THE TASK
Look at each line below and count those with the word "fmax"; the answer is that number only.

━━━━━ DATA SHOWN

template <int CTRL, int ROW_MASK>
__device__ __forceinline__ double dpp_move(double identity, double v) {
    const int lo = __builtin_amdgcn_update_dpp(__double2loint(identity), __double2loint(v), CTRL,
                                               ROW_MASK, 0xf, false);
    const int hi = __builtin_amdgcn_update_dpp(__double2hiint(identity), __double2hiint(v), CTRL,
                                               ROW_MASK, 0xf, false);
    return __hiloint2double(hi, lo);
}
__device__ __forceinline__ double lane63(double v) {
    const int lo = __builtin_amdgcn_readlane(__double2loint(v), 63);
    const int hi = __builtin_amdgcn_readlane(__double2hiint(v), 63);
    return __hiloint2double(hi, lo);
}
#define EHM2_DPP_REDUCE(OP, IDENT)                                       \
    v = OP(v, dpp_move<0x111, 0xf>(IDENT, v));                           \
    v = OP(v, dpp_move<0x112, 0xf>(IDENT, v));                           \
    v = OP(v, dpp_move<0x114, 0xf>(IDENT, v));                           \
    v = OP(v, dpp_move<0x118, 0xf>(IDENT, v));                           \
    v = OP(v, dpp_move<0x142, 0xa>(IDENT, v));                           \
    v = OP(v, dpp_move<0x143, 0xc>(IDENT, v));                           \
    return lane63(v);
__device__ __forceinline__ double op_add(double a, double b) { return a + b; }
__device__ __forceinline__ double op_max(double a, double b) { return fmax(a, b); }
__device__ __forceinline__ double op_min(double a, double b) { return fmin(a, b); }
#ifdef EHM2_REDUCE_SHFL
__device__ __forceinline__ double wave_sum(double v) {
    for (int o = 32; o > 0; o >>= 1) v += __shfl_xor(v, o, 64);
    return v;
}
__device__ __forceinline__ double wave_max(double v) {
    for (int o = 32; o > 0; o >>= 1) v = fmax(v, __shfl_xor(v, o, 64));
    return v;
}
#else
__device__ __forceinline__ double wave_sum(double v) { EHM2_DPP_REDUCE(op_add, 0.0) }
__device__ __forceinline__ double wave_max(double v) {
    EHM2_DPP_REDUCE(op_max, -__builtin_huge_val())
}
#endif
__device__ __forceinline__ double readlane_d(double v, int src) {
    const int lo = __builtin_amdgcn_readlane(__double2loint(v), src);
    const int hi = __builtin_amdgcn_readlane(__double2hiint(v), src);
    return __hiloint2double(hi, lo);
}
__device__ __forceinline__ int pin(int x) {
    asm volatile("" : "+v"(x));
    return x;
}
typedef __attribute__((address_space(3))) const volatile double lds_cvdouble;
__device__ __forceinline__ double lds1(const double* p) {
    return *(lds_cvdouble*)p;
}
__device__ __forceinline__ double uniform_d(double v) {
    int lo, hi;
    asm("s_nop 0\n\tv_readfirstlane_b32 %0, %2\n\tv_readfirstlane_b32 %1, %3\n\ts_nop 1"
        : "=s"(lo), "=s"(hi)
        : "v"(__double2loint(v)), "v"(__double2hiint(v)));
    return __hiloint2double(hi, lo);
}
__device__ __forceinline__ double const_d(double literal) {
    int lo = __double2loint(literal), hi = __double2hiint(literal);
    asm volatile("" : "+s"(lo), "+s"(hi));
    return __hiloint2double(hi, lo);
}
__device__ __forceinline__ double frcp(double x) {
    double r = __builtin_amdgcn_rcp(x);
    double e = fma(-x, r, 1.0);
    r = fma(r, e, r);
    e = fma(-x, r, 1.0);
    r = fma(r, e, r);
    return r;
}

━━━━━━━━━━

ANSWER TO THIS TASK
2